Work required: Every line in the data below that has the word "wcnt" should be returned.

Material supplied:
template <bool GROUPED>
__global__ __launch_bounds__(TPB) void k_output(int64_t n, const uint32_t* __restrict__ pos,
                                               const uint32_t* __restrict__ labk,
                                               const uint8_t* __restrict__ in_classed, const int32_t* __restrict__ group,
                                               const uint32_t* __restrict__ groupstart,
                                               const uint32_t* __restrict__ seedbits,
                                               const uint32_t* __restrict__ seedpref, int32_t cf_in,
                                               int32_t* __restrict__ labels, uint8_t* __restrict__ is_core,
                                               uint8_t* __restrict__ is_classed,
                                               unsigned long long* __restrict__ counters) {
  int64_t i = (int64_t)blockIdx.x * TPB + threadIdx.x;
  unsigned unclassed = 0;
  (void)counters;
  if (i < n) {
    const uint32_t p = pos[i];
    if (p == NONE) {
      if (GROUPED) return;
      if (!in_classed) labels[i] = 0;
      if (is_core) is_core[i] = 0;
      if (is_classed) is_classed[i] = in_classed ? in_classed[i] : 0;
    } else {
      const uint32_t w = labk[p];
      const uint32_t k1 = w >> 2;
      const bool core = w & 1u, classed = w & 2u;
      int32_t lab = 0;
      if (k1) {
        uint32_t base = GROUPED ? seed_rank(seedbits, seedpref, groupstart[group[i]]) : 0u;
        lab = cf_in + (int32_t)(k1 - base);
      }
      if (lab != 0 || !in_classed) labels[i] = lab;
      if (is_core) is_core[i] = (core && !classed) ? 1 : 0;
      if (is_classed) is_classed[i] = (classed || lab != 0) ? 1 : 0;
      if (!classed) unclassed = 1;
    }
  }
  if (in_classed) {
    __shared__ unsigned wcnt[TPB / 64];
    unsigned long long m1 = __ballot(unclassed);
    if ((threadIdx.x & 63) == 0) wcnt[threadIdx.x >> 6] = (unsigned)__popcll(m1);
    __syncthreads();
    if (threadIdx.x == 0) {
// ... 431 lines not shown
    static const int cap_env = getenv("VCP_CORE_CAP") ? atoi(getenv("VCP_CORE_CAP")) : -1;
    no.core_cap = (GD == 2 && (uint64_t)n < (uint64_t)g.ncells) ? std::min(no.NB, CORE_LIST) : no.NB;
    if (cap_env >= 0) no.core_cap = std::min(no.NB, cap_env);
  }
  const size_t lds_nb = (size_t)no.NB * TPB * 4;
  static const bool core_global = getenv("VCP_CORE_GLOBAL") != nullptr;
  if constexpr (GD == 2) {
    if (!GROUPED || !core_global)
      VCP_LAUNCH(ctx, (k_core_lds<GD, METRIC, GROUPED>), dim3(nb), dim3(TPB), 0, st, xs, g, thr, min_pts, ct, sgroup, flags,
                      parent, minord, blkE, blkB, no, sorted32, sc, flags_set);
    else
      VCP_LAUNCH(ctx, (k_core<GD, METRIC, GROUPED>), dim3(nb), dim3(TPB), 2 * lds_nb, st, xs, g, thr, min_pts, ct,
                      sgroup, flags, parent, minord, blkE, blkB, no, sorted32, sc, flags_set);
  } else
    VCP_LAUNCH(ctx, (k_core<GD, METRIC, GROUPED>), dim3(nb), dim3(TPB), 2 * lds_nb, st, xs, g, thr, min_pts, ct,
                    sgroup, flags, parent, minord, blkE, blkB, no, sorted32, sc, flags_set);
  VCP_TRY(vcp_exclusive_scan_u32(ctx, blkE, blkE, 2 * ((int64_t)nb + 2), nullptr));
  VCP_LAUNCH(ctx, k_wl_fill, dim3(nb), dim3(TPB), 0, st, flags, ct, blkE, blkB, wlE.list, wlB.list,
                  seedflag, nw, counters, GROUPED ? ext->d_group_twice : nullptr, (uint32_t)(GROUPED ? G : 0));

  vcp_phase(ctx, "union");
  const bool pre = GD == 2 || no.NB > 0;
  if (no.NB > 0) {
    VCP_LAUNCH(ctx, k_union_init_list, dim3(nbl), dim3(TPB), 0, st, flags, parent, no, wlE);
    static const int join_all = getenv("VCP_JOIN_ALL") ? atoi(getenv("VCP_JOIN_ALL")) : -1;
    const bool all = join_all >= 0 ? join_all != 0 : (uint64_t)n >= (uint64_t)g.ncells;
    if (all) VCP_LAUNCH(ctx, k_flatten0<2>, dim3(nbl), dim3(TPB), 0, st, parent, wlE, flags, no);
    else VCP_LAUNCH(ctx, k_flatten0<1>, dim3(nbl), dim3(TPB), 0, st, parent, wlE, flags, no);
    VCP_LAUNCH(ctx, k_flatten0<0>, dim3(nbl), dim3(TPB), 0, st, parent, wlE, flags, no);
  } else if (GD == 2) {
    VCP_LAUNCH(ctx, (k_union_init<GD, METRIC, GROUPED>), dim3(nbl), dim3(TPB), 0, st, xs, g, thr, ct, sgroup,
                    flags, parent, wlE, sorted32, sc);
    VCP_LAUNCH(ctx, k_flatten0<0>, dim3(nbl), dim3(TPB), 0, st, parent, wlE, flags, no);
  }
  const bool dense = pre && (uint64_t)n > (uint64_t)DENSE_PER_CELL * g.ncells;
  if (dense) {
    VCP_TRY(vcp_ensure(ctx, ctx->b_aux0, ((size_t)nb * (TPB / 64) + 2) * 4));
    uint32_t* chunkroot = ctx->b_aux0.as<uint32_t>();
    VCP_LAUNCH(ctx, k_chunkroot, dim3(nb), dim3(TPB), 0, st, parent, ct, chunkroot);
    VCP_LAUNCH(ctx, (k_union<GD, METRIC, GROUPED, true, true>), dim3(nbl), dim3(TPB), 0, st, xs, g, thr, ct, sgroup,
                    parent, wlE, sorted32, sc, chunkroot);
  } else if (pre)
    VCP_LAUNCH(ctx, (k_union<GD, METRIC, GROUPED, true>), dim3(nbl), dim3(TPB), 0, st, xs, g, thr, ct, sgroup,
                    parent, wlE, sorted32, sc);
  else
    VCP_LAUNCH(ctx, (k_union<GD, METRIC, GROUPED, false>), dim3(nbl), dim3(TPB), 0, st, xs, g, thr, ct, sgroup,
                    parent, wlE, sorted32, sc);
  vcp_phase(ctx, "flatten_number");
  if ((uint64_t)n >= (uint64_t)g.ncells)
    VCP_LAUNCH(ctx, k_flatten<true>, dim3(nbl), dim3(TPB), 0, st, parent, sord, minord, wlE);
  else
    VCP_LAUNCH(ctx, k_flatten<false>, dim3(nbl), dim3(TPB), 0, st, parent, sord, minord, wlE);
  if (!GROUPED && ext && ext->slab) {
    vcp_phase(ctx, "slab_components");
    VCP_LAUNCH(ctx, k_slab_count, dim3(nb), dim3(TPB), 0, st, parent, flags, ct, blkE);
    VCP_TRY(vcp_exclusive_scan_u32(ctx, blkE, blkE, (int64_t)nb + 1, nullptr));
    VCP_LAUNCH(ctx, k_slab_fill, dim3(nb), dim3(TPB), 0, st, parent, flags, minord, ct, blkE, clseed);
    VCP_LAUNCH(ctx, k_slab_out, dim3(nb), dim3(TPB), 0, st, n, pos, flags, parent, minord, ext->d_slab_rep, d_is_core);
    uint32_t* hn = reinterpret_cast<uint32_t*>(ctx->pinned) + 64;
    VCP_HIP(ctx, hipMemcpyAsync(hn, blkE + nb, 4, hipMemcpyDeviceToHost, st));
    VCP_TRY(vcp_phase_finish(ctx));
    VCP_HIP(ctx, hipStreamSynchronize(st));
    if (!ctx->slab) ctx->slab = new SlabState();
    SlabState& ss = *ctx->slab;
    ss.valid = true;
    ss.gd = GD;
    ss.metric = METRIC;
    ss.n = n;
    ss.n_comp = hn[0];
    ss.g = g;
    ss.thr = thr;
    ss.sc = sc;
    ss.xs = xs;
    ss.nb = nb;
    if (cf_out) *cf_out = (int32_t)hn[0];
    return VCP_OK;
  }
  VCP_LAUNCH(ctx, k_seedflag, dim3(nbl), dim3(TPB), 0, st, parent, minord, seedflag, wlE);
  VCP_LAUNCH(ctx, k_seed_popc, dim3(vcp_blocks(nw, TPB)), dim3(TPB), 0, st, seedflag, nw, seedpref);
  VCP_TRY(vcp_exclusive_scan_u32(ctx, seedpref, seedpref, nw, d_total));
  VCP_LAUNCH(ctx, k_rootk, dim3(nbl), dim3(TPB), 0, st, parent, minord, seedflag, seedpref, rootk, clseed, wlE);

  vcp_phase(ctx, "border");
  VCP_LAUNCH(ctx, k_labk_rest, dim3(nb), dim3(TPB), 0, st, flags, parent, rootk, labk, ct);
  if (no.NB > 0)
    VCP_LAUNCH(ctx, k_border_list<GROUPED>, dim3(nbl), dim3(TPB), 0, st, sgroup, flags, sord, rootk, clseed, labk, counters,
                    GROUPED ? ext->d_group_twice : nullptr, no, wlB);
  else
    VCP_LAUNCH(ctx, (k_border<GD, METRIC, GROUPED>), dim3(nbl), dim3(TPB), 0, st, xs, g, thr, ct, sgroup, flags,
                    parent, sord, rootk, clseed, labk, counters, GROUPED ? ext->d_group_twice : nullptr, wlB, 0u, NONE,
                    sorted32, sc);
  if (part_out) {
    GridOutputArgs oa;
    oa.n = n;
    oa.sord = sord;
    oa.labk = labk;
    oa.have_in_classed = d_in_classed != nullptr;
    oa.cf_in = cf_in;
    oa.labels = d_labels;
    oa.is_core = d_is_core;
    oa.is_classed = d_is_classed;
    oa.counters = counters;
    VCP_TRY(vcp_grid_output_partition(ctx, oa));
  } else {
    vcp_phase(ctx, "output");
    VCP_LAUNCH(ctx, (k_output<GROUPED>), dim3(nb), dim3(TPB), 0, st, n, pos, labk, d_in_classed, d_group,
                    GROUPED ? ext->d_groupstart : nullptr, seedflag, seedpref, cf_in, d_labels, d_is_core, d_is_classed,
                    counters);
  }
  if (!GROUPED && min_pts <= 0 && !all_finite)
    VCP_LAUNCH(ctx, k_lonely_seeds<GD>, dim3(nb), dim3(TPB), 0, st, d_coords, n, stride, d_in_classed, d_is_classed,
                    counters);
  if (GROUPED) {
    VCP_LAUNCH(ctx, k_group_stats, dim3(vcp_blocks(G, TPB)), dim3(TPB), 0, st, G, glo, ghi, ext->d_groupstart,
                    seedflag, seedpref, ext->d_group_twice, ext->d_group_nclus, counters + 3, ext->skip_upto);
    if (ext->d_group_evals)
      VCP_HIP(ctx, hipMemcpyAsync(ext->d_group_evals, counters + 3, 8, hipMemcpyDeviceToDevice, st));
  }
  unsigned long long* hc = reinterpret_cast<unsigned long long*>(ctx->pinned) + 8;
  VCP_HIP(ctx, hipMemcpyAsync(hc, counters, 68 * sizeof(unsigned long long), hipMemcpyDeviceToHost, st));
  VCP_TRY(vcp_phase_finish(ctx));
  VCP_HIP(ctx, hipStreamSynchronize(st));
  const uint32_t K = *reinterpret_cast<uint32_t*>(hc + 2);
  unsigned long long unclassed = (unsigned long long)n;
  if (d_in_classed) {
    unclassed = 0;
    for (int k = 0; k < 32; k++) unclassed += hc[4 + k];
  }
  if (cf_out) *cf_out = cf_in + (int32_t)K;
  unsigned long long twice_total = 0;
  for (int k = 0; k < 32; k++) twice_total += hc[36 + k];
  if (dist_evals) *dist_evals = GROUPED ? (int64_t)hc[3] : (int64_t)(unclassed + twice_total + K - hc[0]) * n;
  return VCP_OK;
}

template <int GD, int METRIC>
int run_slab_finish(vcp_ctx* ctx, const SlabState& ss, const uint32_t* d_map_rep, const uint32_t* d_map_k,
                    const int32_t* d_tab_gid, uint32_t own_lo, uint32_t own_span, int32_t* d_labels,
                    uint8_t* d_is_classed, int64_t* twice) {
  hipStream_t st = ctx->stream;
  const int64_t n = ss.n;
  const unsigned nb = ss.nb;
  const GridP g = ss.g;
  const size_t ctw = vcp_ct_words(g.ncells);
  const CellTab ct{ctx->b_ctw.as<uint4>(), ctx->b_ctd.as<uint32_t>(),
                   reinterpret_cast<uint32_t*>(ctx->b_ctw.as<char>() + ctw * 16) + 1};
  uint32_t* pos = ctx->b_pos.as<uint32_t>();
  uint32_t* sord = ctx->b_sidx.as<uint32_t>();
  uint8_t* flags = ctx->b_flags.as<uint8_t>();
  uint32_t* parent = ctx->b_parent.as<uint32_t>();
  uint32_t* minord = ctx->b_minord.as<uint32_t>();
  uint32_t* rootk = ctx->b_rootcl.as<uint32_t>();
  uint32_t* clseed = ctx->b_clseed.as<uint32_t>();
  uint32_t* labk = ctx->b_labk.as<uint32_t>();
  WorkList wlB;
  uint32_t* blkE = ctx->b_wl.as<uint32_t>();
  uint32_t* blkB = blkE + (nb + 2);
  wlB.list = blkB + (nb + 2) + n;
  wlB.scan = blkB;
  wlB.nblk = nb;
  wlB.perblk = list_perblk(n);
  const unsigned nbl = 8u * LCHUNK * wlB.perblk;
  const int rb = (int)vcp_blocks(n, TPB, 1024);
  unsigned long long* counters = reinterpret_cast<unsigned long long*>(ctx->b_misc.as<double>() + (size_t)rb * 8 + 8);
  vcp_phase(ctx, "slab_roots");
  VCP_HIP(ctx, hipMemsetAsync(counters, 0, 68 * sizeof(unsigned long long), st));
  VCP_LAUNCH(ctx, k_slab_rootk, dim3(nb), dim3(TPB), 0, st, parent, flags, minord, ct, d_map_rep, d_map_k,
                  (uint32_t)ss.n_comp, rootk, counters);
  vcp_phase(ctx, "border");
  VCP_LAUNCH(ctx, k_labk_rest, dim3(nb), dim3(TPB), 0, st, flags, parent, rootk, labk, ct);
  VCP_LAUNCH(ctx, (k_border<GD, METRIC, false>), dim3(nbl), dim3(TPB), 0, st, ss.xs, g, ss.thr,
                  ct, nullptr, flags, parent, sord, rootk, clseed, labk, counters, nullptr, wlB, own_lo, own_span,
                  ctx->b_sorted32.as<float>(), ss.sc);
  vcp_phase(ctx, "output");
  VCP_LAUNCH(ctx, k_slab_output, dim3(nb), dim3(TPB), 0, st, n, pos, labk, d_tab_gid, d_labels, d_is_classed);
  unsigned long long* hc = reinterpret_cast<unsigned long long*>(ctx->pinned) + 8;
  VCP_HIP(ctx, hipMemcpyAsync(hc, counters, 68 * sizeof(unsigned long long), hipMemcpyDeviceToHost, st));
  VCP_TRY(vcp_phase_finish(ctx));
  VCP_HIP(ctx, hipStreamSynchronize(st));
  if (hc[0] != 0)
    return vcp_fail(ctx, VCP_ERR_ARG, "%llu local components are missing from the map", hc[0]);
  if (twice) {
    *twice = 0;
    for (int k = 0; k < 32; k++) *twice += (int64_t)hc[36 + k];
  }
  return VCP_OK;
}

---

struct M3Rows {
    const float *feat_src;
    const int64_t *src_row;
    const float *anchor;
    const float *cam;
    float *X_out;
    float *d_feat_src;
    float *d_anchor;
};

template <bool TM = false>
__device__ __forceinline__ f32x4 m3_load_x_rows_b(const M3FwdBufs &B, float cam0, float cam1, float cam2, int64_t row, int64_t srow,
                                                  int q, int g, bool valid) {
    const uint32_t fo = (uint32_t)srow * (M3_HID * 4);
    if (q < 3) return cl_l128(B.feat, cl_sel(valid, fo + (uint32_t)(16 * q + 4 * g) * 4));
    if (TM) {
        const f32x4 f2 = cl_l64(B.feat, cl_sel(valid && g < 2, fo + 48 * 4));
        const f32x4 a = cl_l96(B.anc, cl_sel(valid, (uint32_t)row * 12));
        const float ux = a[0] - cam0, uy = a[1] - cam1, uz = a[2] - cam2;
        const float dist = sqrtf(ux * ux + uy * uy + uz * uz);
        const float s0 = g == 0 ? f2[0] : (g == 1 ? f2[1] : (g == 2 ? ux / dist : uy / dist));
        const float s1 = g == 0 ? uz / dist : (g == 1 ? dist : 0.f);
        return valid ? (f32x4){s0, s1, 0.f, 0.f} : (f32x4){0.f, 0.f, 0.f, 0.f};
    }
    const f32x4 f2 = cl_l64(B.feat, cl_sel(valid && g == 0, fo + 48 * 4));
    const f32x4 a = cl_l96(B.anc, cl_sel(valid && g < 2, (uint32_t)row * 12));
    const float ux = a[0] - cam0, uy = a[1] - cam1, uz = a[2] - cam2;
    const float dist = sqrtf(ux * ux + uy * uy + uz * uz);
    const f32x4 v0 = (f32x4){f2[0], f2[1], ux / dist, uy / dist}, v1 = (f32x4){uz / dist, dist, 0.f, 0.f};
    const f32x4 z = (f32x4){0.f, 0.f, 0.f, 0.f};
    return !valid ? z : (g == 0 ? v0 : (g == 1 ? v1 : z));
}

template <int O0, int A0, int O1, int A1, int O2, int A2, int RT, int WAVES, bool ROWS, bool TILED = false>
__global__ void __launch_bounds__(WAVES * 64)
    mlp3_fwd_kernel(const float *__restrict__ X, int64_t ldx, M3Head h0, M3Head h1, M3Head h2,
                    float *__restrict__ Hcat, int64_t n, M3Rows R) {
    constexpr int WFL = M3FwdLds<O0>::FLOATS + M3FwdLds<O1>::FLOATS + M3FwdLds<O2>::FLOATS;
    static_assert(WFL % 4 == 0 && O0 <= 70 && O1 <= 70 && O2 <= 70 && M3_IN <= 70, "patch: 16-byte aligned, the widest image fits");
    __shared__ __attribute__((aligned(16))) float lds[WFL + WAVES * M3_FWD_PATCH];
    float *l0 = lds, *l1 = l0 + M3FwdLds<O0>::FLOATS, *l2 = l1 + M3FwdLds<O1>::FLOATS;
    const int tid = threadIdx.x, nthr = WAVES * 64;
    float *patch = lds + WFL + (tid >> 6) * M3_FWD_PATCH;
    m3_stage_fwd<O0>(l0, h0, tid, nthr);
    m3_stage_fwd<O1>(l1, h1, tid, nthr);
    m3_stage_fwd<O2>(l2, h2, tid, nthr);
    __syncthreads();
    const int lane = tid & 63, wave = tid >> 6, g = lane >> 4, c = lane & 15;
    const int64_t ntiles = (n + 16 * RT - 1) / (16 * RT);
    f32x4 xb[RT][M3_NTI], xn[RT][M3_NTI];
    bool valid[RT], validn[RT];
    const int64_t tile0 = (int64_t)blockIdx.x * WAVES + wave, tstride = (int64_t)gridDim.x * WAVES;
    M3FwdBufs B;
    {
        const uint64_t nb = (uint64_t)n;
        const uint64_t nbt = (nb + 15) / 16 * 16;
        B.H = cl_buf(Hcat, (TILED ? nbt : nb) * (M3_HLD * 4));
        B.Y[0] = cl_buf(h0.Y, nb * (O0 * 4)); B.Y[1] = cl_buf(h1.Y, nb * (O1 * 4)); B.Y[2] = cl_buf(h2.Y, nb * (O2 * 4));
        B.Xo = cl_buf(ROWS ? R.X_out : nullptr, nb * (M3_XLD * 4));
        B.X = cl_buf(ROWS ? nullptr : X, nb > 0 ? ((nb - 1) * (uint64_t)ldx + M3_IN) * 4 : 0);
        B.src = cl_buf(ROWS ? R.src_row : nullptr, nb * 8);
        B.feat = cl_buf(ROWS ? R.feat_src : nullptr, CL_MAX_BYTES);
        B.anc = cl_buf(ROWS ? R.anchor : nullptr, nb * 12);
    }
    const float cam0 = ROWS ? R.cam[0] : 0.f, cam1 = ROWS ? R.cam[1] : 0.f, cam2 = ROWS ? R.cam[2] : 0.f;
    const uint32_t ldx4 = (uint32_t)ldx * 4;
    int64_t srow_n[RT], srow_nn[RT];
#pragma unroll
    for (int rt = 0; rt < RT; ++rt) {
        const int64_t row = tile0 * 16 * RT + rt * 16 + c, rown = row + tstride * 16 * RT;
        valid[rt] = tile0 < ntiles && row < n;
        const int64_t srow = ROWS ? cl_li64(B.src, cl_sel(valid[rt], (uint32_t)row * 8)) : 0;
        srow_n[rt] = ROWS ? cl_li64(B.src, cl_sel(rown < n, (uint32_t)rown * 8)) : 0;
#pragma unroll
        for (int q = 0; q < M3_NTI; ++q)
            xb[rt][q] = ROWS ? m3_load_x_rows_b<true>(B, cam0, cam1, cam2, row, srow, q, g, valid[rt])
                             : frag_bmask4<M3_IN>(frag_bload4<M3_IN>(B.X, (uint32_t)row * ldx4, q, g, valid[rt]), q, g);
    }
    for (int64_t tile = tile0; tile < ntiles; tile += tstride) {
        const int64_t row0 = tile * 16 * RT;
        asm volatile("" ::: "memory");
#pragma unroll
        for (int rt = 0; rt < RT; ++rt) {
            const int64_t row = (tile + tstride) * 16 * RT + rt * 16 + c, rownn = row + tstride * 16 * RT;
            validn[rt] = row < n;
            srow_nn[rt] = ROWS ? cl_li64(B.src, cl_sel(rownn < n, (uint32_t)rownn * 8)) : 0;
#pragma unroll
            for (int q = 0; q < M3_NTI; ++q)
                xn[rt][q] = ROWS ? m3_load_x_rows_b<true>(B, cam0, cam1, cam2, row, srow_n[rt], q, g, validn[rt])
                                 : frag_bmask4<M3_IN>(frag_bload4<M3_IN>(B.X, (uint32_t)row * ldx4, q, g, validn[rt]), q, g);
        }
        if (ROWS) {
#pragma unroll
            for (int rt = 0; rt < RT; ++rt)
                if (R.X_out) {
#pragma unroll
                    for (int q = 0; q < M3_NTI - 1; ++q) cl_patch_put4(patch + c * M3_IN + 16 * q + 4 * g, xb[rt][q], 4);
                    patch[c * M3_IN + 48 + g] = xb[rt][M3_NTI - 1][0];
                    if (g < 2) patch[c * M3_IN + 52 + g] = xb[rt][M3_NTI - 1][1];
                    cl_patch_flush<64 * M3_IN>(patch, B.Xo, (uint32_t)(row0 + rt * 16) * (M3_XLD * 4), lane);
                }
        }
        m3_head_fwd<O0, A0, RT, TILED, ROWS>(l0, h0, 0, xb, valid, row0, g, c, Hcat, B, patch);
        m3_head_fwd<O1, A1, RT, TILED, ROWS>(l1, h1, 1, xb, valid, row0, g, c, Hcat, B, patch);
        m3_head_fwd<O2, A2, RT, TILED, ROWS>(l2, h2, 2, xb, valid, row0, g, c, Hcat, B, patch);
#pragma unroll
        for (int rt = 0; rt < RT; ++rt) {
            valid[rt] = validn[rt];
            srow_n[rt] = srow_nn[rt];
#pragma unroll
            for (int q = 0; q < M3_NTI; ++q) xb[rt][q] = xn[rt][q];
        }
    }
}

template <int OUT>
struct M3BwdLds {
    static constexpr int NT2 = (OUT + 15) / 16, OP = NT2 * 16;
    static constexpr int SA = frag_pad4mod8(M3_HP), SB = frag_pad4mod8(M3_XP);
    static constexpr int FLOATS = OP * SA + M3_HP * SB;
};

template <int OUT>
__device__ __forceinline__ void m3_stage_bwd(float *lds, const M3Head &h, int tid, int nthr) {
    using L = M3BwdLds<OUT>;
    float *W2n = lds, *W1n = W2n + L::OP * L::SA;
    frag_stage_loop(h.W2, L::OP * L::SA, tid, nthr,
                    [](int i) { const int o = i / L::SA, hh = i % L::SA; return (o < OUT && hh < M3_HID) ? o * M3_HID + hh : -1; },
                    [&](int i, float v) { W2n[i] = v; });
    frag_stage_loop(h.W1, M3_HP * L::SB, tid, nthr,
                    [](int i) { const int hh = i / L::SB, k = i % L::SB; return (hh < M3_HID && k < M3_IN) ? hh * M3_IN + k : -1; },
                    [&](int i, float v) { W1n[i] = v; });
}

Reply:
    __shared__ unsigned wcnt[TPB / 64];
    if ((threadIdx.x & 63) == 0) wcnt[threadIdx.x >> 6] = (unsigned)__popcll(m1);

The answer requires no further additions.